La cruzada moral que está dando el caballero Ricarte Sorto es una falta de respeto a la indignidad; es una bofetada a la comodidad del que se compró el cuento del país campeón mundial de la solidaridad; es un insulto a la resignación de los sometidos y un agravio a la comodidad de los que pueden. La molestia de este señor rebosante de amor es un monumento a la calidad del humano; es un homenaje al ímpetu de los que luchan y un tributo al valor de la trascendencia. Arropado con los dolores de los humillados por un sistema de salud que no es más que la consecuencia de un sistema país, este honorable personaje convocó a una marcha que llamó a ponerse de pie a los lisiados, a abrir los ojos a los ciegos y a gritar a los sordomudos. Operado hace tan sólo diez días, cansado y adolorido, Ricarte comandó a miles de enfermos que coincidieron con su queja; molestia que pasó de mera opinión a tema de debate público.

Y caminaron cientos de rostros bondadosos; decenas de niños cicatrizados con incalculables ganas de vivir e inclaudicables exigencias de dignidad. ¿Cómo describir la belleza residente en tantos ojos bañados de esperanza? ¿cómo graficar la honestidad de las intenciones de quizás la manifestación pública más diáfana del último tiempo? no hay moral que pueda negar una petición tan básica para quien se considere hombre: un Estado que garantice el tratamiento de las enfermedades de sus ciudadanos sin necesidad de endeudarse cual prisionero del retail; una autoridad que sepa qué significa esclerosis múltiple y fibrosis quística.

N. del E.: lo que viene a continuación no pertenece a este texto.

## Fuse hsvfilter and colorlut into one chain kernel for RGBA batches

Adds a single kernel that loads each tile once, applies the HSV filter in registers, writes the HSV result back to the source, then runs the LUT table lookup through LDS and stores to the destination. With chain_launch at its default of 0, the chain-batch path uses it when the autopicker would select the plain table path on this call, or for LUT variants 5 and 9. The group path uses it only when the flag is 2. This removes one kernel launch and a full re-read of the intermediate frame from HBM. The cost is extra gating logic and autopicker bookkeeping, and the fused kernel bypasses the window kernel in some size regimes.

```diff
diff --git a/gst-plugins-rs_amd/csrc/autopick.hpp b/gst-plugins-rs_amd/csrc/autopick.hpp
--- a/gst-plugins-rs_amd/csrc/autopick.hpp
+++ b/gst-plugins-rs_amd/csrc/autopick.hpp
@@ -101,6 +101,18 @@
   return D;
 }
 
+inline bool auto_plain_table_next(const AutoPolicy &A, size_t n_vec) {
+  if (A.table_unavailable || A.learn < 4 || !A.table || A.probe_second) return false;
+  if (A.vec && (n_vec > 2 * A.vec || 2 * n_vec < A.vec)) return false;
+  if (A.since_probe + 1 >= A.probe_period && A.pending_kind < 0) return false;
+  if (A.pending_kind < 0 && (A.calls % auto_sample_every(n_vec)) == 0) return false;
+  return true;
+}
+inline void auto_pass(AutoPolicy &A) {
+  A.since_probe++;
+  A.calls++;
+}
+
 inline void auto_sampled(AutoPolicy &A, const AutoDecision &D, size_t n_vec) {
   A.pending_kind = D.kind;
   A.pending_call = A.calls;
diff --git a/gst-plugins-rs_amd/csrc/colorlut_kernels.hip b/gst-plugins-rs_amd/csrc/colorlut_kernels.hip
--- a/gst-plugins-rs_amd/csrc/colorlut_kernels.hip
+++ b/gst-plugins-rs_amd/csrc/colorlut_kernels.hip
@@ -871,6 +871,59 @@
   u32x4_t p = {0, 0, 0, 0}, q = {0, 0, 0, 0};
   if (ok0) p = __builtin_nontemporal_load(s4 + i0);
   if (ok1) q = __builtin_nontemporal_load(s4 + i1);
+  *(u32x4_t *)(x + lane * 4) = p;
+  *(u32x4_t *)(x + 256 + lane * 4) = q;
+  wave_sync();
+  uint32_t px[8], o[8];
+#pragma unroll
+  for (int j = 0; j < 8; j++) px[j] = x[j * 64 + lane];
+#pragma unroll
+  for (int j = 0; j < 8; j++) o[j] = table[index(px[j])];
+#pragma unroll
+  for (int j = 0; j < 8; j++) x[j * 64 + lane] = (o[j] & 0x00ffffffu) | (px[j] & 0xff000000u);
+  wave_sync();
+  const u32x4_t r0v = *(u32x4_t *)(x + lane * 4), r1v = *(u32x4_t *)(x + 256 + lane * 4);
+  if (ok0) __builtin_nontemporal_store(r0v, d4 + i0);
+  if (ok1) __builtin_nontemporal_store(r1v, d4 + i1);
+}
+
+template <int VARIANT>
+__global__ __launch_bounds__(256) void hsv_colorlut_chain_multi_kernel(MultiFramePtrs srcs, MultiFramePtrs dsts, unsigned w4, unsigned rows, unsigned n_cols,
+                                                                       unsigned tiles_per_frame, const uint32_t *__restrict__ table, HsvK k) {
+  constexpr unsigned TW4 = 64;
+  __shared__ HsvLds s_hsv;
+  __shared__ uint32_t s_spread[256];
+  __shared__ uint32_t s_strip[4][512];
+  hsv_lds_fill<0, 1, 2, 3>(&s_hsv);
+  s_spread[threadIdx.x] = spread3(threadIdx.x);
+  __syncthreads();
+  auto index = [&](uint32_t p) -> uint32_t { return s_spread[p & 0xffu] | (s_spread[(p >> 8) & 0xffu] << 1) | (s_spread[(p >> 16) & 0xffu] << 2); };
+  const unsigned wave = threadIdx.x >> 6, lane = threadIdx.x & 63;
+  uint32_t *x = s_strip[wave];
+  const unsigned frame = blockIdx.x / tiles_per_frame, t = blockIdx.x - frame * tiles_per_frame;
+  u32x4_t *s4 = (u32x4_t *)srcs.p[frame];
+  u32x4_t *d4 = (u32x4_t *)dsts.p[frame];
+  auto wave_sync = [] {
+    __builtin_amdgcn_fence(__ATOMIC_ACQ_REL, "wavefront");
+    __builtin_amdgcn_wave_barrier();
+  };
+  constexpr unsigned RPL = 64 / TW4;
+  const unsigned sub = lane / TW4, g = lane % TW4;
+  const unsigned tx = t % n_cols, ty = t / n_cols;
+  const unsigned col = tx * TW4 + g;
+  const unsigned r0 = ty * (8 * RPL) + wave * (2 * RPL) + sub, r1 = r0 + RPL;
+  const bool ok0 = col < w4 && r0 < rows, ok1 = col < w4 && r1 < rows;
+  const size_t i0 = (size_t)r0 * w4 + col, i1 = (size_t)r1 * w4 + col;
+  u32x4_t p = {0, 0, 0, 0}, q = {0, 0, 0, 0};
+  if (ok0) p = __builtin_nontemporal_load(s4 + i0);
+  if (ok1) q = __builtin_nontemporal_load(s4 + i1);
+  uint32_t a[8] = {p.x, p.y, p.z, p.w, q.x, q.y, q.z, q.w};
+  hsvfilter_quad<VARIANT, 0, 1, 2, 3>(a[0], a[1], a[2], a[3], k, &s_hsv);
+  hsvfilter_quad<VARIANT, 0, 1, 2, 3>(a[4], a[5], a[6], a[7], k, &s_hsv);
+  p = u32x4_t{a[0], a[1], a[2], a[3]};
+  q = u32x4_t{a[4], a[5], a[6], a[7]};
+  if (ok0) __builtin_nontemporal_store(p, s4 + i0);
+  if (ok1) __builtin_nontemporal_store(q, s4 + i1);
   *(u32x4_t *)(x + lane * 4) = p;
   *(u32x4_t *)(x + 256 + lane * 4) = q;
   wave_sync();
@@ -1630,6 +1683,98 @@
   return check_hip(ctx, hipGetLastError(), "colorlut multi-frame table kernel launch");
 }
 
+bool chain_launch_wanted(const mi355_ctx *ctx) { return ctx->chain_launch == 2; }
+
+static bool ranges_disjoint(const uint8_t *const *p, int n, size_t bytes) {
+  for (int i = 0; i < n; i++)
+    for (int j = i + 1; j < n; j++)
+      if ((uintptr_t)p[i] < (uintptr_t)p[j] + bytes && (uintptr_t)p[j] < (uintptr_t)p[i] + bytes) return false;
+  return true;
+}
+
+static bool chain_geometry_ok(uint8_t *const *srcs, uint8_t *const *dsts, int n_frames, int width, int height, size_t *grid_out, size_t *tiles_per_frame_out) {
+  if (n_frames < 1 || n_frames > kMultiFrames || width % 4 != 0 || width < 128 || height <= 0) return false;
+  const uint8_t *all[2 * kMultiFrames];
+  for (int f = 0; f < n_frames; f++) {
+    if (!srcs[f] || !dsts[f] || (uintptr_t)srcs[f] % 16 != 0 || (uintptr_t)dsts[f] % 16 != 0) return false;
+    all[2 * f] = srcs[f];
+    all[2 * f + 1] = dsts[f];
+  }
+  if (!ranges_disjoint(all, 2 * n_frames, (size_t)width * 4 * (size_t)height)) return false;
+  const size_t n_cols = ((size_t)width / 4 + 63) / 64;
+  *tiles_per_frame_out = n_cols * (((size_t)height + 7) / 8);
+  *grid_out = *tiles_per_frame_out * (size_t)n_frames;
+  return *grid_out < (1u << 31);
+}
+
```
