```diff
+        for (int t = 0; t < 9; ++t) x9[t] = xv[t / 3][j + t % 3];
+        const f32x4 o = ry_sr_first_px(wr, x9, sc, sh, p.act, p.slope);
+        ry_sr_first_st(p.out, p.out16, p.x3, ((size_t)b * p.H + y) * p.W + x0 + j, p.N, cq * 4, o);
     }
 }
 
diff --git a/realtime_yukarin_amd/csrc/ry_plan.cpp b/realtime_yukarin_amd/csrc/ry_plan.cpp
--- a/realtime_yukarin_amd/csrc/ry_plan.cpp
+++ b/realtime_yukarin_amd/csrc/ry_plan.cpp
@@ -284,6 +284,7 @@
 
 
 static int g_s2_hole = 1;
+static int g_s2_fuse_head = 1;
 static int g_s2_crop = 2;
 static LayerForce g_force[16];
 bool layer_plan_fixed(int i) { return g_force[i].fixed(); }
@@ -574,6 +575,10 @@
     return n > 0 && lo >= 1 && lo % th == 0 && n % th == 0 && lo + n <= lp.Ho;
 }
 
+bool plan_headfuse_now(const ry_net* net, const Plan& P) {
+    return net->desc.ndim == 2 && P.mode == 1 && P.s2_headfuse && g_s2_fuse_head && P.n_frames >= 1 && P.n_frames < P.T;
+}
+
 WindowRows plan_window_rows(const ry_net* net, const Plan& P) {
     const int nd = net->desc.ndim, B = P.B;
     WindowRows w;
@@ -751,6 +756,11 @@
             if (lp.path == PATH_WINO) RY_TRY(ensure_wwin(net, i, &lp.wwin));
         }
     }
+    if (nd == 2) {
+        const Layer& l0 = net->layers[0];
+        const int quads = l0.cout / 4;
+        P.s2_headfuse = P.mode == 1 && P.lp[0].path == PATH_FIRST && l0.src_a < 0 && d.width % 4 == 0 && l0.cout % 4 == 0 && quads > 0 && (quads & (quads - 1)) == 0;
+    }
     if (nd == 2 && net->dtype != 0) {
         const bool x3 = net->dtype == 2;
         std::vector<char> need32(16, 0), need16(16, 0);
@@ -834,6 +844,8 @@
     if (const char* e = getenv("RY_S2_CROP")) g_s2_crop = atoi(e);
     g_s2_hole = 1;
     if (const char* e = getenv("RY_S2_HOLE")) g_s2_hole = atoi(e);
+    g_s2_fuse_head = 1;
+    if (const char* e = getenv("RY_S2_FUSE_HEAD")) g_s2_fuse_head = atoi(e);
     return read_plan_env();
 }
 
diff --git a/realtime_yukarin_amd/csrc/ry_plan.h b/realtime_yukarin_amd/csrc/ry_plan.h
--- a/realtime_yukarin_amd/csrc/ry_plan.h
+++ b/realtime_yukarin_amd/csrc/ry_plan.h
@@ -70,6 +70,7 @@
 int plan_s2_layer(ry_ctx* ctx, Arena& arena, const Layer& l, LayerPlan& lp, int B, int dtype, const LayerForce& f, bool src16, bool out_layer, int mode);
 WindowRows plan_window_rows(const ry_net* net, const Plan& P);
 inline bool plan_padfuse_now(const ry_net* net, const Plan& P) { return net->desc.ndim == 1 && P.s1_padfuse && P.n_frames <= 2048; }
+bool plan_headfuse_now(const ry_net* net, const Plan& P);
 int build_plan(ry_net* net, Plan& P);
 int autotune_plan(ry_net* net, Plan& P);
 int get_plan(ry_net* net, int B, int T, int mode, int n_frames, Plan** out);
```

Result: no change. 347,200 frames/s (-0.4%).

Las canas cansadas y los cachetes agotados del rostro de Ricarte ya no resisten más halagos. A fin de cuentas, su legado ya es patente y su historia ejemplo: la vida no se mide por respiros, trofeos o ascensos en la pega, sino por la totalidad de la dignidad. Como dijo Eduardo Galeano, “somos lo que hacemos para cambiar lo que somos”.

Esa es la respuesta que recibirá un niño, sano o enfermo, cuando en diez años más pregunten quien fue Ricarte Soto: el hombre que sin quererlo izó las banderas de la transversalidad del movimiento social chileno que más temprano que tarde cambiará definitivamente los cimientos de una Patria que apenas es Patria inundada en el pantano del abuso, la desigualdad y el olvido de los pobres.